RE: Unicode String Models -- minor proofreading nit (was: Unicode String Models)

From: CE Whitehead <cewcathar_at_hotmail.com>
Date: Tue, 31 Jul 2012 16:13:04 -0400





Hi, once more Phillipe; one more note: my apologies; I am still trying to make sense of the effects of the various characters/non-characters on the rest of the text in processing of character strings; thus, if there are any errors in my reply (below), someone correct me; I am not really a programmer (excepting a knowledge of html / css and a little java script and maybe just a bit of other stuff).

From: cewcathar_at_hotmail.com
To: verdy_p_at_wanadoo.fr
CC: unicode_at_unicode.org
Subject: RE: Unicode String Models -- minor proofreading nit (was: Unicode String Models)
Date: Sat, 28 Jul 2012 13:35:57 -0400







> From: verdy_p_at_wanadoo.fr
> Date: Fri, 27 Jul 2012 03:17:07 +0200
> Subject: Re: Unicode String Models -- minor proofreading nit (was: Unicode String Models)
> To: mark_at_macchiato.com
> CC: cewcathar_at_hotmail.com; unicode_at_unicode.org
>
> I just wonder where the XSS attack is really an issue here. XSS
> attacks involve bypassing the document source domain in order to
> attempt to use or insert data found in another document issued or
> managed by another domain, in a distinct security realm.
>
> What is a more serious issue would be the fact that the document
> parsed has an unknown security, and that its document is subject to an
> inspection (for example by an antivirus or antimalware trying to
> identify sensitive code which would remain usable (but hidden by the
> cipher-like invalid encoding that a browser would just interpret
> blindly).
>
> Yes that's what I think is the issue here.

And this is also what's discussed in the Unicode security document I suggested linking to.
>> One problem with the strategy of delering invalid sequences blindly is
>> of course the fact that such invalid sequences may be complex and
>> could be arbitrarily ylong. But antiviri/antimalware solutions already
>> know how to ignore these invalid sequences when trying to identify
>> malicious code, so that it will detect more possibilities.
>>
> Thanks for info. I did not know this.
>> In that case, the safest strategy for an iantivirus is effectively to
>> discard the invalid sequences, trying to mimic what an unaware browser
>> would do blindly with the consequence of running the potentially
>> dangerous code. The strategy used in a browser for rendering the
>> documentn or in an security solution when trying to detect malicious
>> code, will then be completely opposed.
>>
> Yes, this is a good strategy for anti-virus and malware detection programs; however I think unicode is more focused on general
> character handling/display.
>> Another consern is the choice of the replacement character. This
>> document only suggests the U+FFD character which may also not pass
>> some encoding converters used when forwarding the document to a lower
>> layer API running the code effectively.
>>
>> If the code (as opposed to the normal text) is used, it will
>> frequently be restricted only to ASCII or to a SBCS encoding.
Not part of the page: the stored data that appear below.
template <int AM, bool HALVES>
__device__ __forceinline__ void render_fwd_light_body(const RenderFwdLightArgs& a, StagedFwd<HALVES>& sf, const uint4 slot, const bool overflowed) {
    typename StagedFwd<HALVES>::staged_t& s = sf.f;
    const int tile = (int)slot.x;
    const int tid = threadIdx.x, wave = tid >> 6, lane = tid & 63;
    const auto [tx, ty, px, py, inside, pix_id] = tile_pixel(tile, a.grid_x, a.W, a.H, wave, lane);
    const f2 pxy = {(float)px, (float)py};
    const float tile_x0 = (float)(tx * DGR_BLOCK_X), tile_y0 = (float)(ty * DGR_BLOCK_Y);
    const int my_list = HALVES ? 2 * wave + (lane >> 5) : wave;
    uint8_t* const tag8 = half_tags(a.point_list, a.sched_flag);
    uint2* const live = live_list(a.point_list, a.sched_flag);
    uint32_t live_base = 0;
    unsigned char* const mark_base = (HALVES && lane >= 32) ? reinterpret_cast<unsigned char*>(&s.rec[1].z) + wave
                                                             : reinterpret_cast<unsigned char*>(sf.hit) + wave;
    const int mark_stride = (HALVES && lane >= 32) ? 32 : 4;

    const uint2 range = make_uint2(slot.y, slot.z);
    const int total = (int)(range.y - range.x);

    float T = 1.0f, C0 = 0.f, C1 = 0.f, C2 = 0.f, weight = 0.f, Dd = 0.f, D_median = 0.f;
    uint32_t last_contributor = 0;
    float ub = inside ? 0.f : -__builtin_inff();
    const float gt_px = inside ? a.gt_depth[pix_id] : 0.f;
    if (tid == 0) write_sentinel(s);
    if (AlphaPath<AM>::TABLE) exp_ref_table_fill(sf.exptab, tid);
    bool have_flush = false;
    int last_base = 0;

    for (int base = 0; base < total; base += DGR_TILE_PIX) {
        if (__syncthreads_and(ub < 0.f)) break;
        last_base = base;
        if (have_flush) live_base = flush_slot(sf, a, tag8, live, range.x, (uint32_t)(base - DGR_TILE_PIX), live_base, tid, true);
        sf.unc[tid] = 0.f;
        sf.cnt[tid] = 0u;
        sf.hit[tid] = 0u;
        have_flush = true;
        const int cnt = min(DGR_TILE_PIX, total - base);
        unsigned code = 0;
        if (tid < cnt) code = stage_one<AM, HALVES>(s, tid, a.point_list[range.x + base + tid], a.rec, tile_x0, tile_y0);
        const int n = HALVES ? build_half_lists(s, code, tid, wave, lane) : build_lists(s, code, tid, wave, lane);

        for (int k = 0; k < n; k += FWD_UNROLL) {
            float4 q0[FWD_UNROLL], q1[FWD_UNROLL];
            load2(s, my_list, k, q0, q1);
#pragma unroll
            for (int u = 0; u < FWD_UNROLL; u++) {
                f2 dxy;
                const float p2 = pair_p2<AM>(q0[u], q1[u], pxy, dxy);
                if ((p2 <= ub) & (p2 >= q1[u].w)) {
                  const float alpha = fminf(0.99f, alpha_raw<AM>(q1[u].y, p2, sf.exptab));
                  if (alpha >= ALPHA_MIN) {
#pragma clang fp contract(off)
                    const float test_T = T * (1.0f - alpha);
                    if (test_T < 0.0001f) {
                        ub = -__builtin_inff();
                    } else {
                        const int j = HALVES ? (__float_as_int(q1[u].w) & 0xFF) : __float_as_int(q1[u].z);
                        const float4 cd = s.rgbd[j];
                        mark_base[j * mark_stride] = 1;
                        const float w = alpha * T;
                        C0 = __builtin_fmaf(cd.x, w, C0); C1 = __builtin_fmaf(cd.y, w, C1); C2 = __builtin_fmaf(cd.z, w, C2);
                        weight = weight + w;
                        Dd = __builtin_fmaf(cd.w, w, Dd);
                        if (T > 0.5f && test_T < 0.5f) {
                            D_median = cd.w;
                            const float e = cd.w - gt_px;
                            atomicAdd(&sf.unc[j], e * e * w);
                            atomicAdd(&sf.cnt[j], 1u);
                        }
                        T = test_T;
                        last_contributor = (uint32_t)(base + j + 1);
                    }
                  }
                }
            }
            if (!wave_any(ub >= 0.f)) break;
        }
    }
    __syncthreads();
    if (have_flush) live_base = flush_slot(sf, a, tag8, live, range.x, (uint32_t)last_base, live_base, tid, tid < total - last_base);
    if (tid == 0) a.live_counts[tile] = live_base;
    for (int p = (have_flush ? last_base + DGR_TILE_PIX : 0) + tid; p < total; p += DGR_TILE_PIX) tag8[range.x + p] = 0;

    if (overflowed) {
        C0 = C1 = C2 = weight = Dd = D_median = __builtin_nanf("");
    }
    if (inside) {
        const uint32_t N = (uint32_t)a.W * (uint32_t)a.H;
        a.n_contrib[pix_id] = last_contributor;
        a.out_color[pix_id] = C0 + T * a.bg[0];
        a.out_color[N + pix_id] = C1 + T * a.bg[1];
        a.out_color[2 * N + pix_id] = C2 + T * a.bg[2];
        a.out_alpha[pix_id] = weight;
        a.out_depth[pix_id] = Dd;
        a.out_median[pix_id] = D_median;
        a.out_depth_var[pix_id] = 0.0f;
    }
}

template <int AM>
__global__ void __launch_bounds__(256, 8) render_fwd_light_kernel(RenderFwdLightArgs a) {
    __shared__ union { StagedFwd<true> h; StagedFwd<false> q; } sf;
    if (a.rep.host && blockIdx.x == 0 && threadIdx.x == 0) report_status(a.rep, a.status);
    bool overflowed, quadrant_lists;
    const uint4 slot = blend_slot(a.sched, a.ranges, a.sched_flag, a.grid_x * a.grid_y, &overflowed, &quadrant_lists);
    if (quadrant_lists) render_fwd_light_body<AM, false>(a, sf.q, slot, overflowed);
    else render_fwd_light_body<AM, true>(a, sf.h, slot, overflowed);
}

constexpr int NACC_LIGHT = 14;

struct BwdTailLight {
    uint64_t exptab[32];
};
template <bool DET, bool HALVES = false, bool ABS = false>
using StagedBwd = BwdBatch<StagedLiveT<bwd_batch_entries(DET), HALVES ? 8 : 4>, NACC_LIGHT, DET, ABS, BwdTailLight>;

template <int AM, bool DO_MAP, bool DO_POSE, bool DET, bool LEAN, bool HALVES, bool ABS = false>
__device__ __forceinline__ void render_bwd_light_body(const RenderBwdLightArgs& a, StagedBwd<DET, HALVES, ABS>& sb, const uint4 slot,
                                                      float* __restrict__ abs_out = nullptr) {
    static_assert(!HALVES || !DET, "half-wave / paired lists: not with the deterministic kernel's planes (LDS)");
    static_assert(!ABS || (DO_MAP && !DET), "absgrad: the mapping backward, not the deterministic kernel");
    constexpr bool PAIRED = HALVES && DO_MAP;
    typedef StagedBwd<DET, HALVES, ABS> SB;
    constexpr int BWD_NB = SB::NB, BWD_LD = SB::LD;
    typename SB::staged_t& s = sb.f;
    const int tile = (int)slot.x;
    const int tid = threadIdx.x, wave = tid >> 6, lane = tid & 63;
    const auto [tx, ty, px, py, inside, pix_id] = tile_pixel(tile, a.grid_x, a.W, a.H, wave, lane);
    const uint32_t N = (uint32_t)a.W * (uint32_t)a.H;
    const float pxf = (float)px, pyf = (float)py;
    const f2 pxy = {pxf, pyf};

    const int total = __builtin_amdgcn_readfirstlane((int)a.live_counts[tile]);
    if (total <= 0) return;
    const uint2* const live = live_list(a.point_list, a.sched_flag) + slot.y;
    const int last_contributor = inside ? (int)a.n_contrib[pix_id] : 0;

    if (tid == 0) write_sentinel_live(s);
    if (AlphaPath<AM>::TABLE) exp_ref_table_fill(sb.t.exptab, tid);

    const float T_final = inside ? (1.0f - a.alphas[pix_id]) : 0.f;
    float T = T_final;
    float dpix0 = 0.f, dpix1 = 0.f, dpix2 = 0.f, dpix_depth = 0.f, dpix_median = 0.f, dpix_var = 0.f, gt_px = 0.f, dpix_sil = 0.f;
    if (inside) {
        dpix0 = __builtin_nontemporal_load(a.dL_dpix + pix_id);
        dpix1 = __builtin_nontemporal_load(a.dL_dpix + N + pix_id);
        dpix2 = __builtin_nontemporal_load(a.dL_dpix + 2 * N + pix_id);
        dpix_depth = __builtin_nontemporal_load(a.dL_dpix_depth + pix_id);
        if (a.dL_dpix_silhouette) dpix_sil = __builtin_nontemporal_load(a.dL_dpix_silhouette + pix_id);
        if (!LEAN) {
            if (a.dL_dpix_median) dpix_median = __builtin_nontemporal_load(a.dL_dpix_median + pix_id);
            if (a.dL_dpix_var) dpix_var = __builtin_nontemporal_load(a.dL_dpix_var + pix_id);
            gt_px = __builtin_nontemporal_load(a.gt_depth + pix_id);
        }
    }
    const float bg_term = -T_final * ((a.bg[0] * dpix0 + a.bg[1] * dpix1 + a.bg[2] * dpix2) - dpix_sil);
    const float ddelx_dx = 0.5f * a.W, ddely_dy = 0.5f * a.H;
    float S = 0.f;
    float mid_thr = 0.5f;
    int my_comp;
    if (DO_MAP) {
        const int c = (lane >= 48) ? 12 : wave_reduce12d_comp(lane);
        my_comp = ((lane & 3) != 0 || c > 11) ? -1 : (c == 10 ? (DO_POSE ? 13 : 10) : c == 11 ? (DO_POSE ? 10 : -1) : c);
    } else if (HALVES) {
        const int c = half_reduce3_comp(lane);
        my_comp = c == 0 ? 4 : c == 1 ? 5 : c == 2 ? 13 : -1;
    } else {
        const int c = wave_reduce4_comp(lane);
        my_comp = ((lane & 15) == 0 && c < 3) ? (c == 0 ? 4 : c == 1 ? 5 : 13) : -1;
    }
    const int my_list = HALVES ? 2 * wave + (lane >> 5) : wave;

    float* const my_acc = sb.acc + (DET ? wave * SB::PLANE : 0) + (my_comp >= 0 ? my_comp : 0) * BWD_LD;

    for (int hi = total; hi > 0; hi -= BWD_NB) {
        const int lo = max(0, hi - BWD_NB);
        const int cnt = hi - lo;
        __syncthreads();
        unsigned code = 0;
        if (tid < cnt) code = stage_live<AM, !HALVES>(s, tid, live[lo + tid], a.rec);
        if (!DET) clear_acc(sb, tid);
        unsigned long long split[2] = {0ull, 0ull};
        const int n = PAIRED   ? build_paired_lists(s, code, tid, wave, lane, split)
                      : HALVES ? build_half_lists(s, code, tid, wave, lane)
                               : build_lists(s, code, tid, wave, lane);

        constexpr int U = PAIRED ? 1 : 2;
        for (int k = ((n + U - 1) / U) * U - U; k >= 0; k -= U) {
            float4 q0[2], q1[2];
            unsigned off[2];
            if (U == 2) {
                const uint2 pk = *reinterpret_cast<const uint2*>(&s.list[my_list][k]);
                off[0] = pk.x;
                off[1] = pk.y;
            } else {
                off[0] = off[1] = s.list[my_list][k];
            }
#pragma unroll
            for (int u = 0; u < U; u++) {
                q0[u] = *reinterpret_cast<const float4*>(reinterpret_cast<const char*>(s.rec) + off[u]);
                q1[u] = *reinterpret_cast<const float4*>(reinterpret_cast<const char*>(s.rec) + off[u] + 16);
            }
#pragma unroll
            for (int u = U - 1; u >= 0; u--) {
                f2 dxy;
                const float p2 = pair_p2<AM>(q0[u], q1[u], pxy, dxy);
                const float dx = dxy.x, dy = dxy.y;
                const int j4 = __float_as_int(q1[u].z);
                const float oG = alpha_raw<AM, true>(q1[u].y, p2, sb.t.exptab);
                const bool valid = (__float_as_int(q1[u].w) < last_contributor) & (p2 <= 0.0f) & !(oG < ALPHA_MIN);
                const float oGm = valid ? oG : 0.f;
                const float alpha = fminf(0.99f, oGm);
                const float4 cd = *reinterpret_cast<const float4*>(reinterpret_cast<const char*>(s.rec) + off[u] + 32);
                const float om = 1.f - alpha;
                float inv;
                T = t_div<AM>(T, om, inv);
                const float w = alpha * T;
                const float e = cd.w - gt_px;
                const float X = LEAN ? cd.x * dpix0 + cd.y * dpix1 + cd.z * dpix2 + cd.w * dpix_depth
                                     : cd.x * dpix0 + cd.y * dpix1 + cd.z * dpix2 + cd.w * dpix_depth + (e * e) * dpix_var;
                const float dL_dalpha = (X - S) * T + bg_term * inv;
                S = alpha * X + om * S;
                const float qq = oGm * dL_dalpha;
                const float qdx = qq * dx, qdy = qq * dy;
                const float wd = w * dpix_depth;
                float tot;
                if (DO_MAP) {
                    float gmed = 0.f;
                    if (!LEAN) {
                        const bool fire = valid & (T > mid_thr);
                        gmed = fire ? dpix_median : 0.f;
                        mid_thr = fire ? __builtin_inff() : mid_thr;
                    }
                    float g[12];
                    g[0] = w * dpix0;
                    g[1] = w * dpix1;
                    g[2] = w * dpix2;
                    g[3] = LEAN ? wd : wd + 2.f * ((dpix_var * w) * e);
                    g[4] = qdx;
                    g[5] = qdy;
                    g[6] = qdx * dx;
                    g[7] = qdx * dy;
                    g[8] = qdy * dy;
                    g[9] = qq;
                    g[10] = DO_POSE ? wd : gmed;
                    g[11] = DO_POSE ? gmed : 0.f;
                    if (ABS) abs_pair_terms<AM, NACC_LIGHT, BWD_LD>(sb.acc, q0[u], q1[u], qdx, qdy, j4, lane);
                    if (PAIRED) {
                        float u0, u1;
                        wave_reduce12d_head(g, u0, u1);
                        const int st = k + u;
                        if ((split[st >> 6] >> (st & 63)) & 1ull) {
                            const float r0 = quad_sum(u0), r1 = quad_sum(u1);
                            auto comp_of = [](int slot) { return slot < 10 ? slot : slot == 10 ? (DO_POSE ? 13 : 10) : (DO_POSE ? 10 : -1); };
                            const int s1 = wave_reduce12d_half_slot1(lane);
                            const int c0 = (lane & 3) == 0 ? comp_of(wave_reduce12d_half_slot0(lane)) : -1;
                            const int c1 = ((lane & 3) == 0 && s1 >= 0) ? comp_of(s1) : -1;
                            deliver_pair<BWD_LD>(sb.acc, j4, c0, c1, r0, r1);
                            continue;
                        }
                        tot = wave_reduce12d_tail(u0, u1);
                    } else {
                        tot = wave_reduce12d(g);
                    }
                } else if (HALVES) {
                    tot = half_reduce3(qdx, qdy, wd);
                } else {
                    float g4[4] = {qdx, qdy, wd, 0.f};
                    tot = wave_reduce4(g4);
                }
                if (my_comp >= 0) {
                    float* const cell = reinterpret_cast<float*>(reinterpret_cast<char*>(my_acc) + j4);
                    if (DET) *cell = tot; else atomicAdd(cell, tot);
                }
            }
        }

        __syncthreads();
        if (DET && tid < BWD_NB) {
            uint32_t row = ~0u;
            if (code != 0u) {
                det_fold_planes<NACC_LIGHT, SB::PLANE, BWD_LD>(sb.acc, code, tid, [](int k) {
                    return DO_MAP ? (k <= 9 || k == 10 || (DO_POSE && k == 13)) : (k == 4 || k == 5 || k == 13);
                });
                row = det_row_of(a.det_rect, a.det_goff, s.id[tid], tx, ty);
            }
            sb.inst[tid] = row;
        }
        if (DET) __syncthreads();
        if (code != 0u) {
            const float4 r0 = s.rec[3 * tid], r1 = s.rec[3 * tid + 1];
            mean2d_from_moments(unscaled_conic<AM>(r0, r1), sb.acc[4 * BWD_LD + tid], sb.acc[5 * BWD_LD + tid], ddelx_dx, ddely_dy);
            if (ABS) abs_flush<NACC_LIGHT, BWD_LD>(sb.acc, s.id, tid, ddelx_dx, ddely_dy, abs_out);
            if (DO_MAP) {
                sb.acc[6 * BWD_LD + tid] *= -0.5f;
                sb.acc[7 * BWD_LD + tid] *= -0.5f;
                sb.acc[8 * BWD_LD + tid] *= -0.5f;
                sb.acc[9 * BWD_LD + tid] *= __builtin_amdgcn_rcpf(r1.y);
            }
        }
        __syncthreads();
        if (DET) {
            det_store_rows<NACC_LIGHT, BWD_LD>(sb.acc, sb.inst, cnt, a.det_rows, a.det_R, tid);
        } else {
            flush_acc<NACC_LIGHT, BWD_LD>(sb.acc, s.id, cnt, a.acc, tid);
        }
    }
}

template <int AM, bool DO_POSE, bool LEAN, bool BY_FRAME>
__global__ void __launch_bounds__(256, LEAN ? 8 : 7) render_bwd_light_abs_kernel(RenderBwdLightArgs a, float* abs_out) {
    __shared__ union { StagedBwd<false, BY_FRAME, true> h; StagedBwd<false, false, true> q; } sb;
    bool quadrant_lists = true;
    const uint4 slot = blend_slot(a.sched, a.ranges, a.sched_flag, a.grid_x * a.grid_y, nullptr, BY_FRAME ? &quadrant_lists : nullptr);
    if (BY_FRAME && !quadrant_lists) render_bwd_light_body<AM, true, DO_POSE, false, LEAN, BY_FRAME, true>(a, sb.h, slot, abs_out);
    else render_bwd_light_body<AM, true, DO_POSE, false, LEAN, false, true>(a, sb.q, slot, abs_out);
}

template <int AM, bool DO_MAP, bool DO_POSE, bool DET = false, bool LEAN = false, bool BY_FRAME = false>
__global__ void __launch_bounds__(256, 8) render_bwd_light_kernel(RenderBwdLightArgs a) {
    static_assert(!BY_FRAME || !DET, "the deterministic kernel walks quadrant lists");
    __shared__ union { StagedBwd<DET, BY_FRAME> h; StagedBwd<DET, false> q; } sb;
    bool quadrant_lists = true;
    const uint4 slot = blend_slot(a.sched, a.ranges, a.sched_flag, a.grid_x * a.grid_y, nullptr, BY_FRAME ? &quadrant_lists : nullptr);
    if (BY_FRAME && !quadrant_lists) render_bwd_light_body<AM, DO_MAP, DO_POSE, DET, LEAN, BY_FRAME>(a, sb.h, slot);
    else render_bwd_light_body<AM, DO_MAP, DO_POSE, DET, LEAN, false>(a, sb.q, slot);
}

And in
>> that case, a better substitute will be the ASCII C0 control which is
>> noramlly invalid in plain text programming/scripting source code.
>> Traditionally this C0 control character is SUB. IT may even be used to
>> replace all invalid bytes of an invalid UTF-8 sequence, without
>> changing its length (this is not always possible with U+FFFD in UTF-8
>> because it will be encoded as 3 bytes and there may be
>> invalid/rejected sequences containing only 1 or 2 bytes that should
>> survive with the same length after the replacement.
>
> Once concern is that SUB and U+FFFD have different character
> properties. And not all Unicode algorithms are treating it the way it
> should (for example in boundary breakers or in some transforms).
Hmm, after checking several unicode documents and some of the faq (http://unicode.org/faq/collation.html), my understanding is that using a non-character code point is the best solution here; I don't know which non-character code point is best, but at least in collation any non-character code point should be ignored. That is, collation is ideally performed on "normalized" character strings and not on code points.
However, I do believe that some string processing/comparison algorithms that look at the string itself and not the characters may be affected. So this is an issue to consider for some yes.
>> Another concern is that even this C0 control may be used for
>> controling some terminal functions (such uses are probably in very old
>> applications), so some code converters are using instead the question
>> mark (?) which is even worse as it may break a query URL, unexpectedly
>> passing the data encoded after it to another HTTP(S) resource than the
>> expected one, and also because it will bypass some cache-control
>> mechanism.
Thanks for bringing this up. (I'm not a programmer and really can't discuss this further thus but I do know how to create my own queries for the search engine, placing question marks wherever so I can bring a particular search page up by typing a url for example when I'm searching for particular text in a google book . . . )
>>
>> The document does not discuss really how to choose the replacement
>> character. My opinion is that for UTF-8 encoded documents, the ASCII
>> C0 control (SUB) is still better than the U+FFFD character which works
>> well only in UTF-16 and UTF-32 encodings. It also works well with many
>> legacy SBCS or MBCS encodings (including ISO 8859-*, Windows codepages
>> and many PC/OEM codepages, JIS or EUC variants; it is also mapped in
>> many EBCDIC codepages, distinctly from simple filler/padding
>> characters that are blindly stripped in many applications as if they
>> were just whitespaces at end of a fixed-width data field).
>>
It seems that in a previous unicode discussion, it's been recommended that applications use codepoints in the noncharacter code points block rather than non-unicode control codes. Thus one should not use a character at all, just a placeholder.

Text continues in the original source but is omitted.